WORK REQUEST
Check every line of the material below for "right". Give the number of lines that have it, and only that.

RECORDS FOR THE TASK
#if !defined(__HIPCC__)
#include "ctu_rdoq_emul.h"
#else
CTU_DEV double rl64(double v, int lane)
{
  const int lo = __builtin_amdgcn_readlane(__double2loint(v), lane), hi = __builtin_amdgcn_readlane(__double2hiint(v), lane);
  return __hiloint2double(hi, lo);
}
template <typename PX> CTU_INLINE1 CTU_DEV void rdoq_wave(lds<PX> *S, scratch *W, const int16_t *coef_, int16_t *dst_, int n, int color, int cbf_u, int qp_scaled,
                                              double lambda, int bitdepth)
{
  wctx *const V = wv_of(S);
  CTU_LDS const int16_t *const coef = LDSP(const int16_t, coef_);
  typename mg_ptr<PX, int16_t>::type const dst = MGP(PX, int16_t, dst_);
  const int l2 = ilog2_dev(n), nn = n * n, cgw = n >> 2;
  const uint16_t *scan = scan_of(S, l2);
  rdoq_env E;
  E.st = S->rdoq_state; E.t = color ? 1 : 0; E.lambda = lambda;
  const int transform_shift = 15 - bitdepth - l2;
  E.q_bits = 14 + qp_scaled / 6 + transform_shift;
  E.q = kQuantScales[qp_scaled % 6];
  double scale = 32768;
  scale = transform_shift >= 0 ? scale / kPow2[2 * transform_shift] : scale * kPow2[-2 * transform_shift];
  E.error_scale = scale / E.q / E.q;
  const bool small = V->rq_cc != nullptr;
  CTU_LDS double *const CCl = LDSP(double, V->rq_cc), *const CSl = LDSP(double, V->rq_cs);
  const bool d1 = S->vsel[CTU_WAVE] == 3;
  double *const CCg = d1 ? W->cost_coeff : W->cost_coeff0, *const CSg = d1 ? W->cost_sig : W->cost_coeff0 + 512;
  double *cost_cg_sig = (double *)V->t1;
  const int cap_half = 1 << (E.q_bits - 1);
  const int32_t cap = 0x7fffffff - cap_half;
  RQ_T0(W)
  int my_last = -1;
  PAR_FOR(sp, nn) {
    const int blk = scan[sp];
    const int64_t prod = (int64_t)iabs_((int)coef[blk]) * E.q;
    const int32_t level_double = (int32_t)(prod < cap ? prod : cap);
    const int mal = (int)((uint32_t)(level_double + cap_half) >> E.q_bits);
    dst[blk] = (int16_t)mal;
    if (mal > 0 && sp > my_last) my_last = sp;
    if (sp < 64) V->cg_flag[sp] = 0;
  }
  for (int o = 32; o >= 1; o >>= 1) { const int v = __shfl_xor(my_last, o, 64); my_last = v > my_last ? v : my_last; }
  const int last_scanpos = my_last;
  CTU_SYNC();
  if (last_scanpos < 0) { if (CTU_TID == 0) V->rq_i[1] = 0; CTU_SYNC(); return; }
  RQ_T(12);
  const int cg_last = last_scanpos >> 4;
  const int lane = CTU_TID, sp = lane & 15;
  const bool own = lane < 16;
  double tail_cost = 0;
  {
    const auto tail_c0 = [&](int top) -> double {
      const int scanpos = top + sp;
      const int64_t prod = (int64_t)iabs_((int)coef[scan[scanpos]]) * E.q;
      const double err = (double)(int32_t)(prod < cap ? prod : cap);
      return scanpos > last_scanpos ? err * err * E.error_scale : 0.0;
    };
    double nxt = nn - 1 > last_scanpos ? tail_c0(nn - 16) : 0.0;
    for (int top = nn - 16; top + 15 > last_scanpos; top -= 16) {
      const double c0 = nxt;
      if (top - 1 > last_scanpos) nxt = tail_c0(top - 16);
#pragma unroll
      for (int k = 15; k >= 8; --k) tail_cost += rl64(c0, k);
      if (top + 7 > last_scanpos) {
#pragma unroll
        for (int k = 7; k >= 0; --k) tail_cost += rl64(c0, k);
      }
    }
  }
  double block_uncoded_cost = tail_cost, base_cost = tail_cost;
  if (CTU_TID == 0) for (int g = 0; g <= cg_last; ++g) cost_cg_sig[g] = 0;
  int reg_bins = (int)((uint32_t)(nn * 28) >> 4);
  CTU_SYNC();
  RQ_T(13);
  double f_cc = 0, f_cs = 0, f_c0 = 0;
  int f_lev = 0;
  for (int cgs = cg_last; cgs >= 0; --cgs) {
    const int first = scan[cgs * 16];
    const int cg_pos_x = (first & (n - 1)) >> 2, cg_pos_y = (first >> l2) >> 2;
    const int cg_blkpos = cg_pos_y * cgw + cg_pos_x;
    const int regular = reg_bins >= 4;
    const int scanpos = cgs * 16 + sp;
    const bool mine = own && scanpos <= last_scanpos;
    const int blk = scan[mine ? scanpos : cgs * 16];
    const bool is_last = scanpos == last_scanpos;
    const int64_t prod = (int64_t)iabs_((int)coef[blk]) * E.q;
    const int32_t level_double = (int32_t)(prod < cap ? prod : cap);
    const int mal0 = mine ? (int)((uint32_t)(level_double + cap_half) >> E.q_bits) : 0;
    const double c0 = mine ? (double)level_double * (double)level_double * E.error_scale : 0.0;
    int fast = !regular;
    if (regular) {
      int bound = mine ? (mal0 < 2 ? mal0 : 3) + (is_last ? 0 : 1) : 0;
      for (int o = 8; o >= 1; o >>= 1) bound += __shfl_xor(bound, o, 64);
      bound = __builtin_amdgcn_readfirstlane(bound);
      fast = reg_bins - bound >= 4;
    }
    double cc = 0, cs = 0;
    int lev = 0;
    if (fast) {
      int go_rice = 0;
      if (mine && regular && sp != 15 && !is_last) {
        const int nb = scan[scanpos + 1];
        go_rice = go_rice_par(template_abs_sum(coef, 4, nb & (n - 1), nb >> l2, n));
      }
      lev = mal0;
      for (;;) {
        bool changed = false;
        if (mine) {
          int mal;
          const rdoq_pos r = rdoq_decide_inl(E, coef, dst, n, l2, color, blk, is_last, regular != 0, go_rice, c0, &mal);
          cc = r.cc; cs = r.cs;
          changed = r.level != lev;
          lev = r.level;
        }
        CTU_SYNC();
        if (changed) dst[blk] = (int16_t)lev;
        const bool any = __ballot(changed) != 0;
        CTU_SYNC();
        if (!any) break;
      }
    } else {
      if (CTU_TID == 0) {
        int go_rice = 0, rb = reg_bins;
        for (int k = 15; k >= 0; --k) {
          const int spos = cgs * 16 + k;
          if (spos > last_scanpos) continue;
          const int b = scan[spos];
          const int64_t pr = (int64_t)iabs_((int)coef[b]) * E.q;
          const double e0 = (double)(int32_t)(pr < cap ? pr : cap);
          int mal;
          const rdoq_pos r = rdoq_decide(E, coef, dst, n, l2, color, b, spos == last_scanpos, rb >= 4, go_rice, e0 * e0 * E.error_scale, &mal);
          dst[b] = (int16_t)r.level;
          V->rq_stage[k] = r.cc; V->rq_stage[16 + k] = r.cs;
          if ((spos % 16 == 0) && spos > 0) go_rice = 0;
          else if (rb >= 4) {
            rb -= (r.level < 2 ? r.level : 3) + (spos != last_scanpos);
            go_rice = go_rice_par(template_abs_sum(coef, 4, b & (n - 1), b >> l2, n));
          }
        }
        V->rq_i[4] = rb;
      }
      CTU_SYNC();
      if (mine) { cc = V->rq_stage[sp]; cs = V->rq_stage[16 + sp]; lev = dst[blk]; }
      reg_bins = V->rq_i[4];
      CTU_SYNC();
    }
    RQ_T(14);
    double rd_coded = 0, rd_uncoded = 0, rd_sig = 0;
    const unsigned m_nz = (unsigned)__ballot(lev != 0), m_gt1 = (unsigned)__ballot(lev > 1), m_mine = (unsigned)__ballot(mine);
    const unsigned paying = cgs ? ~1u : ~0u, not_last = cgs == cg_last ? ~(1u << (last_scanpos & 15)) : ~0u;
    const int spent = __popc(m_nz & paying) + 2 * __popc(m_gt1 & paying) + __popc(m_mine & paying & not_last);
    const int nnz_before_pos0 = __popc(m_nz & ~1u);
    int flag = cgs && m_nz;
    const bool upper = cgs < cg_last || (last_scanpos & 15) >= 8;
    if (cgs) {
      const double dc = lev ? cc - cs : 0.0, du = lev ? c0 : 0.0;
      if (upper) {
#pragma unroll
        for (int k = 15; k >= 8; --k) {
          block_uncoded_cost += rl64(c0, k); base_cost += rl64(cc, k);
          rd_sig += rl64(cs, k); rd_coded += rl64(dc, k); rd_uncoded += rl64(du, k);
        }
      }
#pragma unroll
      for (int k = 7; k >= 0; --k) {
        block_uncoded_cost += rl64(c0, k); base_cost += rl64(cc, k);
        rd_sig += rl64(cs, k); rd_coded += rl64(dc, k); rd_uncoded += rl64(du, k);
      }
    } else {
      if (upper) {
#pragma unroll
        for (int k = 15; k >= 8; --k) { block_uncoded_cost += rl64(c0, k); base_cost += rl64(cc, k); }
      }
#pragma unroll
      for (int k = 7; k >= 0; --k) { block_uncoded_cost += rl64(c0, k); base_cost += rl64(cc, k); }
    }
    const double rd_sig0 = rl64(cs, 0);
    if (fast && regular) reg_bins -= spent;
    int zeroed = 0;
    if (cgs) {
      unsigned right = 0, lower = 0;
      if (cg_pos_x + 1 < cgw) right = V->cg_flag[cg_blkpos + 1];
      if (cg_pos_y + 1 < cgw) lower = V->cg_flag[cg_blkpos + cgw];
      const int o_grp = M_SIGGRP + (E.t ? 2 : 0) + ((right || lower) ? 1 : 0);
      double cgc = 0;
      if (!flag) {
        cgc = lambda * rbits(E, o_grp, 0);
        base_cost += cgc - rd_sig;
      } else if (cgs < cg_last) {
        if (nnz_before_pos0 == 0) { base_cost -= rd_sig0; rd_sig -= rd_sig0; }
        double cost_zero_cg = base_cost;
        cgc = lambda * rbits(E, o_grp, 1);
        base_cost += cgc;
        cost_zero_cg += lambda * rbits(E, o_grp, 0);
        cost_zero_cg += rd_uncoded;
        cost_zero_cg -= rd_coded;
        cost_zero_cg -= rd_sig;
        if (cost_zero_cg < base_cost) {
          flag = 0;
          zeroed = 1;
          base_cost = cost_zero_cg;
          cgc = lambda * rbits(E, o_grp, 0);
        }
      }
      CTU_SYNC();
      if (CTU_TID == 0) cost_cg_sig[cgs] = cgc;
    } else {
      flag = 1;
    }
    if (CTU_TID == 0) V->cg_flag[cg_blkpos] = (uint8_t)flag;
    if (cg_last == 0) { f_cc = cc; f_cs = cs; f_c0 = c0; f_lev = lev; }
    else if (mine) {
      const double wc = (zeroed && lev) ? c0 : cc, ws = (zeroed && lev) ? 0.0 : cs;
      if (zeroed && lev) dst[blk] = 0;
      if (small) { CCl[scanpos] = wc; CSl[scanpos] = ws; } else { CCg[scanpos] = wc; CSg[scanpos] = ws; }
    }
    CTU_SYNC();
    RQ_T(15);
  }
  RQ_T(16);
  double best_cost;
  int best_last_idx_p1 = 0;
  {
    const int o_cbf = color == 0 ? (CTU_RQ_ROOT(V) ? 243 : M_CBF_LUMA) : color == 1 ? M_CBF_CB : M_CBF_CR + (cbf_u ? 1 : 0);
    best_cost = block_uncoded_cost + lambda * rbits(E, o_cbf, 0);
    base_cost += lambda * rbits(E, o_cbf, 1);
  }
  const int32_t *last_x_bits = S->last_bits + last_bits_off(E.t, l2, 0), *last_y_bits = S->last_bits + last_bits_off(E.t, l2, 1);
  int found_last = 0;
  for (int cgs = cg_last; cgs >= 0 && !found_last; cgs--) {
    const int first = scan[cgs * 16];
    const int cg_blkpos = ((first >> l2) >> 2) * cgw + ((first & (n - 1)) >> 2);
    base_cost -= cost_cg_sig[cgs];
    if (!V->cg_flag[cg_blkpos]) continue;
    const int scanpos = cgs * 16 + sp;
    const bool mine = own && scanpos <= last_scanpos;
    const int blkpos = scan[mine ? scanpos : cgs * 16];
    const int lev = cg_last == 0 ? f_lev : (mine ? (int)dst[blkpos] : 0);
    double kcs = 0, kcc = 0, k0 = 0, klast = 0;
    if (mine) {
      kcs = cg_last == 0 ? f_cs : (small ? CSl[scanpos] : CTU_GLOAD(&CSg[scanpos]));
      if (lev) {
        if (cg_last == 0) { kcc = f_cc; k0 = f_c0; }
        else {
          kcc = small ? CCl[scanpos] : CTU_GLOAD(&CCg[scanpos]);
          const int64_t prod = (int64_t)iabs_((int)coef[blkpos]) * E.q;
          const double err = (double)(int32_t)(prod < cap ? prod : cap);
          k0 = err * err * E.error_scale;
        }
        const int pos_y = blkpos >> l2, pos_x = blkpos - (pos_y << l2);
        const int cx = group_idx(pos_x), cy = group_idx(pos_y);
        double cl = last_x_bits[cx] + last_y_bits[cy];
        if (cx > 3) cl += 32768 * ((cx - 2) >> 1);
        if (cy > 3) cl += 32768 * ((cy - 2) >> 1);
        klast = lambda * cl;
      }
    }
    const double kx = lev ? kcc : kcs;
    const unsigned m_nz = (unsigned)__ballot(lev != 0), m_gt1 = (unsigned)__ballot(lev > 1);
    const int kstop = m_gt1 ? 31 - __clz(m_gt1) : 0;
    const unsigned cand = m_nz >> kstop << kstop;
    if (cgs < cg_last || (last_scanpos & 15) >= 8) {
#pragma unroll
      for (int k = 15; k >= 8; --k) {
        const double total = base_cost + rl64(klast, k) - rl64(kcs, k);
        const bool better = (cand >> k & 1u) != 0 && total < best_cost;
        best_last_idx_p1 = better ? cgs * 16 + k + 1 : best_last_idx_p1;
        best_cost = better ? total : best_cost;
        base_cost = base_cost - rl64(kx, k) + rl64(k0, k);
      }
    }
    if (kstop < 8) {
#pragma unroll
      for (int k = 7; k >= 0; --k) {
        const double total = base_cost + rl64(klast, k) - rl64(kcs, k);
        const bool better = (cand >> k & 1u) != 0 && total < best_cost;
        best_last_idx_p1 = better ? cgs * 16 + k + 1 : best_last_idx_p1;
        best_cost = better ? total : best_cost;
        base_cost = base_cost - rl64(kx, k) + rl64(k0, k);
      }
    }
    found_last = m_gt1 != 0;
  }
  if (CTU_TID == 0) V->rq_i[1] = best_last_idx_p1 > 0;
  RQ_T(17);
  PAR_FOR(scanpos, last_scanpos + 1) {
    const int b = scan[scanpos];
    if (scanpos < best_last_idx_p1) { const int level = dst[b]; dst[b] = (int16_t)((coef[b] < 0) ? -level : level); }
    else dst[b] = 0;
  }
  CTU_SYNC();
  RQ_T(18);
}
#endif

TASK RESULT
3